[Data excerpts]
# UltimateSoftware/surge

Measured on NVIDIA H100. Metric: events/sec replayed (segmented per-aggregate event fold), higher is better.
Workload: dtype i32

## Files before the change

### include/sgr.h

```cpp
#ifndef SGR_H
#define SGR_H

#include <stddef.h>
#include <stdint.h>

#ifdef __cplusplus
extern "C" {
#endif

#define SGR_ABI_VERSION 1

#define SGR_OK                 0
#define SGR_ERR_INVALID       -1
#define SGR_ERR_NO_DEVICE     -2
#define SGR_ERR_CUDA          -3
#define SGR_ERR_NO_PROGRAM    -4
#define SGR_ERR_NOT_LOADED    -5
#define SGR_ERR_UNSUPPORTED   -6
#define SGR_ERR_OOM           -7
#define SGR_ERR_STATE         -8
#define SGR_ERR_DIST          -9
#define SGR_ERR_CAPACITY     -10
#define SGR_ERR_AGAIN        -11

// ... 46 lines not shown

typedef struct sgr_engine sgr_engine;

typedef struct sgr_config {
  int32_t  device;
  uint32_t flags;
  uint64_t reserved[6];
} sgr_config;

typedef struct sgr_stats {
  uint64_t n_aggregates;
  uint64_t n_events;
  uint64_t event_bytes;
  uint64_t algorithmic_bytes;
  uint64_t n_errors;
  uint64_t n_long_segments;
  float    ms_h2d;
  float    ms_group;
  float    ms_fold;
  float    ms_d2h;
  uint32_t fold_launches;
  uint32_t head_plane;
  uint32_t plane_bytes;
  uint32_t reserved[5];
} sgr_stats;

int32_t sgr_abi_version(void);

int32_t sgr_create(const sgr_config* cfg, sgr_engine** out);
int32_t sgr_destroy(sgr_engine* e);
const char* sgr_last_error(const sgr_engine* e);

int32_t sgr_register_program(sgr_engine* e, const sgr_fold_program* prog);

int32_t sgr_load_events(sgr_engine* e, const void* events, uint64_t nbytes,
                        const uint64_t* seg_offsets, uint64_t n_agg);
int32_t sgr_load_events_device(sgr_engine* e, const void* d_events, uint64_t nbytes,
                               const uint64_t* d_seg_offsets, uint64_t n_agg);

int32_t sgr_load_events_indexed(sgr_engine* e, const void* events, uint64_t nbytes, const uint64_t* seg_offsets, uint64_t n_agg,
                                const uint64_t* rec_offsets, uint64_t n_records);
int32_t sgr_load_events_indexed_device(sgr_engine* e, const void* d_events, uint64_t nbytes, const uint64_t* d_seg_offsets,
                                       uint64_t n_agg, const uint64_t* d_rec_offsets, uint64_t n_records);

int32_t sgr_load_unsorted(sgr_engine* e, const void* records, uint64_t n_records, uint64_t n_agg);
int32_t sgr_load_unsorted_device(sgr_engine* e, const void* d_records, uint64_t n_records, uint64_t n_agg);

// ... 180 lines not shown
```

### surge_b200/csrc/engine.cu

```cuda
#include <cuda_runtime.h>
#include <stdarg.h>
#include <stdio.h>
#include <string.h>

#include <atomic>
#include <memory>
#include <mutex>
#include <string>
#include <vector>

#include "../../include/sgr.h"
#include "bulk_fold.cuh"
#include "changes.cuh"
#include "devbuf.h"
#include "dist.cuh"
#include "engine_internal.h"
#include "fold_kernels.cuh"
#include "fold_rows.cuh"
#include "group_kernels.cuh"
#include "id_index.cuh"
#include "id_order.cuh"
#include "incremental.cuh"
#include "keytable.h"
#include "put_batch.cuh"
// ... 16 lines not shown
constexpr size_t kCtlDup = 0, kCtlNoSlot = 1, kCtlGatherBad = 2, kCtlCut = 4, kCtlRange = 8, kPayloadOff = 96;

struct FlaggedRows {
  enum Kind { kWholeTable, kNothing, kHostList, kDeviceList };
  Kind kind = kWholeTable;
  uint64_t n = 0;
  uint32_t upper = 0;
  int next = 0;
  void forget() { kind = kWholeTable; }
  void nothing() { kind = kNothing; }
  void host_list(uint64_t count) { kind = kHostList; n = count; }
  void device_list(uint32_t bound) { kind = kDeviceList; upper = bound; next ^= 1; }
};

struct PendingFold {
  enum Kernel { kSequential, kRows, kRuns, kVarRuns };
  Kernel kernel = kSequential;
  bool stamped = false;
  bool prior = false;
  uint64_t n_seg = 0, event_bytes = 0;
  const uint8_t* events = nullptr; const uint64_t* offsets = nullptr; const uint32_t* ids = nullptr;
  const void* counters = nullptr;
  uint32_t plane = 0;
};
}

struct sgr_engine {
  int device = 0;
  int num_sms = 0;
  Stream stream;
  Event ev0, ev1;

  bool has_program = false;
  sgr_fold_program program{};
  DevProgram dprog{};

  DevBuf own_events, own_offsets, own_rec_offsets;
  const uint64_t* d_rec_offsets = nullptr;
  uint64_t n_rec = 0;
  const uint8_t* d_events = nullptr;
  const uint64_t* d_offsets = nullptr;
  uint64_t event_bytes = 0;
  uint64_t n_agg = 0;
  bool loaded = false;
  uint32_t max_record_bytes = 64;

  DevBuf states;
  bool states_valid = false;
  uint64_t states_n = 0;
  DevBuf counters;
  GroupScratch group;
  DevBuf inc_records, inc_offsets, inc_ids, inc_prev_ids;
  DevBuf inc_scratch, inc_touched[2], inc_err_ids, inc_counters;
  uint64_t inc_scratch_slots = 0;
  FlaggedRows flagged;

  bool row_ok = false;
  RowProgram row_prog{};
  int row_max_grid = 0;
  int run_max_grid = 0, run_max_grid_variant = -2, run_max_grid_plane = -2;
  int64_t opt_run_variant = -1;
  DevBuf part_flags, part_data, redo_ids;
  DevBuf run_counters;
  int run_counter_idx = 0;
  int64_t opt_run_chunk_bytes = 131072;
  uint32_t epoch = 0;
  size_t part_flags_cap_seen = 0;
  bool offsets_aligned64 = false;
  uint64_t log_begin = 0, log_end = 0, max_seg_bytes = 0;
  DevBuf head_plane;
  enum PlaneState { kPlaneNone, kPlaneValid, kPlaneNoMemory } plane_state = kPlaneNone;
  uint32_t plane_bytes = 0;
  int64_t opt_head_plane = 1;
  int64_t opt_head_variant = -1;
  int64_t opt_proj_variant = 0;
  Stream side_stream;
  Event ev_copied, ev_split;
  bool fold_pending = false;
  PendingFold pending;
  Event ev2, ev3;

  int64_t opt_kernel = 0;
  int64_t opt_variant = -1;
  int64_t opt_var_stages = 1;
  int64_t opt_var_stage_bytes = 12288;
  int64_t opt_replay_budget = 1ll << 24;
  int64_t opt_force_route = 0;
  int64_t opt_incremental = 0;
  int64_t opt_max_record_bytes = 528;

  bool bulk_ok = false;
  BulkLayout bulk_lay{};
  DevBuf bulk_scratch, bulk_err_ids, bulk_counters, hash_out;
  uint64_t bulk_scratch_slots = 0;
  int64_t opt_bulk = 1;
  int64_t opt_push_ordered = 0;
  int64_t opt_push_chunks = 16;

// ... 113 lines not shown
  return SGR_OK;
}

int32_t refresh_snapshot(sgr_engine* e, std::shared_ptr<Snapshot>* out) {
  std::lock_guard<std::recursive_mutex> g(e->op_mu);
  if (!e->snapshot_dirty.load(std::memory_order_acquire) && e->snapshot) { *out = e->snapshot; return SGR_OK; }
  const uint64_t gen = e->generation.load(std::memory_order_acquire);
  if (!e->states_valid) return fail(e, SGR_ERR_STATE, "state store is not readable: no fold has completed");
  int32_t rc = use_device(e); if (rc) return rc;
  rc = finish_fold(e); if (rc) return rc;
  auto s = std::make_shared<Snapshot>();
  s->n_agg = e->states_n; s->state_bytes = e->program.state_bytes;
  s->states.resize((size_t)s->n_agg * s->state_bytes);
  CUDA_TRY(e, cudaMemcpyAsync(s->states.data(), e->states.p, s->states.size(), cudaMemcpyDeviceToHost, e->stream));
  CUDA_TRY(e, cudaStreamSynchronize(e->stream));
  std::atomic_store(&e->snapshot, s);
  if (e->generation.load(std::memory_order_acquire) == gen) e->snapshot_dirty.store(false, std::memory_order_release);
  *out = s;
  return SGR_OK;
}

constexpr uint64_t kRedoCap = 1u << 20;

int32_t begin_lookback(sgr_engine* e, uint64_t n_warps_max, uint64_t words) {
  CUDA_TRY(e, e->part_flags.reserve(n_warps_max * 4 + 256));
  CUDA_TRY(e, e->part_data.reserve(n_warps_max * words * 4 + 256));
  CUDA_TRY(e, e->redo_ids.reserve(kRedoCap * 4));
  if (e->epoch == 0 || e->part_flags_cap_seen != e->part_flags.cap) {
    CUDA_TRY(e, cudaMemsetAsync(e->part_flags.p, 0, e->part_flags.cap, e->stream));
    e->part_flags_cap_seen = e->part_flags.cap;
  }
  ++e->epoch;
  if (e->epoch == 0) { CUDA_TRY(e, cudaMemsetAsync(e->part_flags.p, 0, e->part_flags.cap, e->stream)); e->epoch = 1; }
  return SGR_OK;
}
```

■ WHAT YOU ARE ASKED TO DO:
Provide the count of lines holding the word "kSequential" in these entries, and no other words.

■ ANSWER BOX:
2